**Work task:** For the material below, please count the lines containing "bytes". Reply with the count alone.

────────────────────────────────────────

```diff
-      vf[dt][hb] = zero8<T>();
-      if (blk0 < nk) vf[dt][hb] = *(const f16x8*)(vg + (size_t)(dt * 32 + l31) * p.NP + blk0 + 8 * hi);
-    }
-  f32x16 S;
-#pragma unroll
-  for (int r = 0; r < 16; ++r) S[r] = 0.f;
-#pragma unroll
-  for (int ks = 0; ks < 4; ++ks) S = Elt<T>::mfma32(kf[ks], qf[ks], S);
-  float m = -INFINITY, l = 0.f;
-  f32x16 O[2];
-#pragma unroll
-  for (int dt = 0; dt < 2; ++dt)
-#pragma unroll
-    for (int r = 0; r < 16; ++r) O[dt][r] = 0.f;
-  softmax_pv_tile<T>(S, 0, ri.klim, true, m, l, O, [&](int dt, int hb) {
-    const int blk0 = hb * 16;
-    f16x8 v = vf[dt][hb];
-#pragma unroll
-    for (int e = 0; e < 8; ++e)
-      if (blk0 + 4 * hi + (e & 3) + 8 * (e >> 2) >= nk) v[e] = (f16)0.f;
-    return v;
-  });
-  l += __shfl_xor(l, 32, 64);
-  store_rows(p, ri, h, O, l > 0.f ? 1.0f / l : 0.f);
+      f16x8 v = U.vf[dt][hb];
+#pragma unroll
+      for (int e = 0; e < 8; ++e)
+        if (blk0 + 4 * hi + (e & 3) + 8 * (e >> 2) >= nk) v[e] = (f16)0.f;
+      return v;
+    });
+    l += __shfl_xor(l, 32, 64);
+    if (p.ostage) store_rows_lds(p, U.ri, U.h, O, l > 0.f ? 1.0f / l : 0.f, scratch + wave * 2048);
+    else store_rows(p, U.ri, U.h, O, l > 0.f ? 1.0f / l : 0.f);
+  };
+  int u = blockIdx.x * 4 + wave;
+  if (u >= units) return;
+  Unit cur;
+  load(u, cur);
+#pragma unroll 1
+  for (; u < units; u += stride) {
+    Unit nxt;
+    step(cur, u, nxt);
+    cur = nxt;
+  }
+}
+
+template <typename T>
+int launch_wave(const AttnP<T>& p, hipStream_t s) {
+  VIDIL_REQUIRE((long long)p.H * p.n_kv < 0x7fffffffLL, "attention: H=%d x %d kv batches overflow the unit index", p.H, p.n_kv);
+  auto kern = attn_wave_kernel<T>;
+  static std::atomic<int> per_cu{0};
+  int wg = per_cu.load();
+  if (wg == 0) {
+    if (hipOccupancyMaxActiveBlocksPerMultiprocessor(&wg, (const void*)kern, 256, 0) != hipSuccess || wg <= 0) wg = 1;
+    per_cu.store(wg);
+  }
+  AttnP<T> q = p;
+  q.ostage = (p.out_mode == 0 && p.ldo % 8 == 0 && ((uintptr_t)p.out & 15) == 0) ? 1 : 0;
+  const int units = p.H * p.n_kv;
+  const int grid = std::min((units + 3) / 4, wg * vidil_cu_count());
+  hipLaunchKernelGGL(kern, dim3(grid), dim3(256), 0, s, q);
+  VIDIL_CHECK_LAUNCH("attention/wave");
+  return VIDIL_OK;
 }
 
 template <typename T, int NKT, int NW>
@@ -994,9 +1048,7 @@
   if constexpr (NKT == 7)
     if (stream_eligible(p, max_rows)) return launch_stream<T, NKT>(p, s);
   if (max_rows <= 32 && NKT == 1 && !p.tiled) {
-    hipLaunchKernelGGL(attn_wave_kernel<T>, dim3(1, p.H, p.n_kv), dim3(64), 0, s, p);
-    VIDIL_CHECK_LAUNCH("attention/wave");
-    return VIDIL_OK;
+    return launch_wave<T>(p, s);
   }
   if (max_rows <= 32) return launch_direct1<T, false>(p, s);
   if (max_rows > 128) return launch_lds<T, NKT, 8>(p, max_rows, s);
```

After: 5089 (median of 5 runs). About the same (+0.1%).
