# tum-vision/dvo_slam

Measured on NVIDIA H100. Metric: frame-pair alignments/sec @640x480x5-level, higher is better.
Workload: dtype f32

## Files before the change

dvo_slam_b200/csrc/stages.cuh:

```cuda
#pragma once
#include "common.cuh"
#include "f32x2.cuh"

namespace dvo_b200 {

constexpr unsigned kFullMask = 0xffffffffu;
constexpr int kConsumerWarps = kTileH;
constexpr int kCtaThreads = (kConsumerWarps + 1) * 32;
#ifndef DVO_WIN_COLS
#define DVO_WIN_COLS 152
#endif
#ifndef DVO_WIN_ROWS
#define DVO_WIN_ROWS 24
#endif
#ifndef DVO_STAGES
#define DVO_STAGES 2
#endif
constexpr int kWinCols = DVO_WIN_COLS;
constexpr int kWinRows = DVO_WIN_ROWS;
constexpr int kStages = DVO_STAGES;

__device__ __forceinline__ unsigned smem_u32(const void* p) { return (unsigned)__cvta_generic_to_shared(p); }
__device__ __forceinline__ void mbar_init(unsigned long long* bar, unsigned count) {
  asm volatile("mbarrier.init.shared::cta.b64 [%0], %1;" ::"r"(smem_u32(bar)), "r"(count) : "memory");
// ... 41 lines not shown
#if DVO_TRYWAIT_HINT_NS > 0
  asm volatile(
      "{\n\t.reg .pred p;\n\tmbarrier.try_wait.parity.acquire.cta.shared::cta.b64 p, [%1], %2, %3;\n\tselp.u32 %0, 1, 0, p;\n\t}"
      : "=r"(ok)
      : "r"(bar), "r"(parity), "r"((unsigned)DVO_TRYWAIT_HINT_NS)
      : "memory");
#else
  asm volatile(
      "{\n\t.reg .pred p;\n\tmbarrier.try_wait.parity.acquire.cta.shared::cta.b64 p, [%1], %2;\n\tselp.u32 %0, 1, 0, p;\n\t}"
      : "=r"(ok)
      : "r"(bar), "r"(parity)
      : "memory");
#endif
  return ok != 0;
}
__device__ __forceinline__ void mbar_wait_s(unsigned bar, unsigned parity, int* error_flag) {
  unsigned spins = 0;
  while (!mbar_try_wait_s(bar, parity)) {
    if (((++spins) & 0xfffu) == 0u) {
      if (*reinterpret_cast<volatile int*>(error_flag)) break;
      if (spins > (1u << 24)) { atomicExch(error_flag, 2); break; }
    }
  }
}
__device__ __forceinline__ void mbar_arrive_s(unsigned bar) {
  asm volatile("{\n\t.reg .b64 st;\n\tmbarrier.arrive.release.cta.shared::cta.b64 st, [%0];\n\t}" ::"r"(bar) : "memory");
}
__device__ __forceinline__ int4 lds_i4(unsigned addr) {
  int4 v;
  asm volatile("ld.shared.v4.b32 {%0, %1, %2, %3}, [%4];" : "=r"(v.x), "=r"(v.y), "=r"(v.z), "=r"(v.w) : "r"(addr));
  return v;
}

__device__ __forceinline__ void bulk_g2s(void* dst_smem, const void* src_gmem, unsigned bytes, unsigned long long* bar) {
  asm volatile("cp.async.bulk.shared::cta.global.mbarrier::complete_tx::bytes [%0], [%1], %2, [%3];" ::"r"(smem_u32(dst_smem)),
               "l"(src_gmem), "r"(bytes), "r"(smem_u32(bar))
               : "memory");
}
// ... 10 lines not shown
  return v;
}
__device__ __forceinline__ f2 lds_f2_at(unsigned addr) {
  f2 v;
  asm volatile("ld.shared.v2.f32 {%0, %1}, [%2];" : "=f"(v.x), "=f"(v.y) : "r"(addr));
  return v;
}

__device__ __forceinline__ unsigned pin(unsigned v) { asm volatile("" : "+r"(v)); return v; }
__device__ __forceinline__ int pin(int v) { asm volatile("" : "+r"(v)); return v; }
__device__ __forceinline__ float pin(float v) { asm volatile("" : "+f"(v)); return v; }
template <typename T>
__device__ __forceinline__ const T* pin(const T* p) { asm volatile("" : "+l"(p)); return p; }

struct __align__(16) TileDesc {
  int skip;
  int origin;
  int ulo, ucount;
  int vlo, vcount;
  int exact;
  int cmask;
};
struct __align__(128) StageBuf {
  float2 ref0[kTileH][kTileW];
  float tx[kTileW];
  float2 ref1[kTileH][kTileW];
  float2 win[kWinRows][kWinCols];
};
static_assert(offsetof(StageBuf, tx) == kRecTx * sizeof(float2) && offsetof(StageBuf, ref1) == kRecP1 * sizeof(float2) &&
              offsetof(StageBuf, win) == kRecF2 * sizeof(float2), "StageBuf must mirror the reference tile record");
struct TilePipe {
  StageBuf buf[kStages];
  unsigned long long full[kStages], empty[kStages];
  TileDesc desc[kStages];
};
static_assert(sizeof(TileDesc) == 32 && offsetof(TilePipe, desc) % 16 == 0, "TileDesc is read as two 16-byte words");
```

────────────────────────────────────────

**Answer section:** 3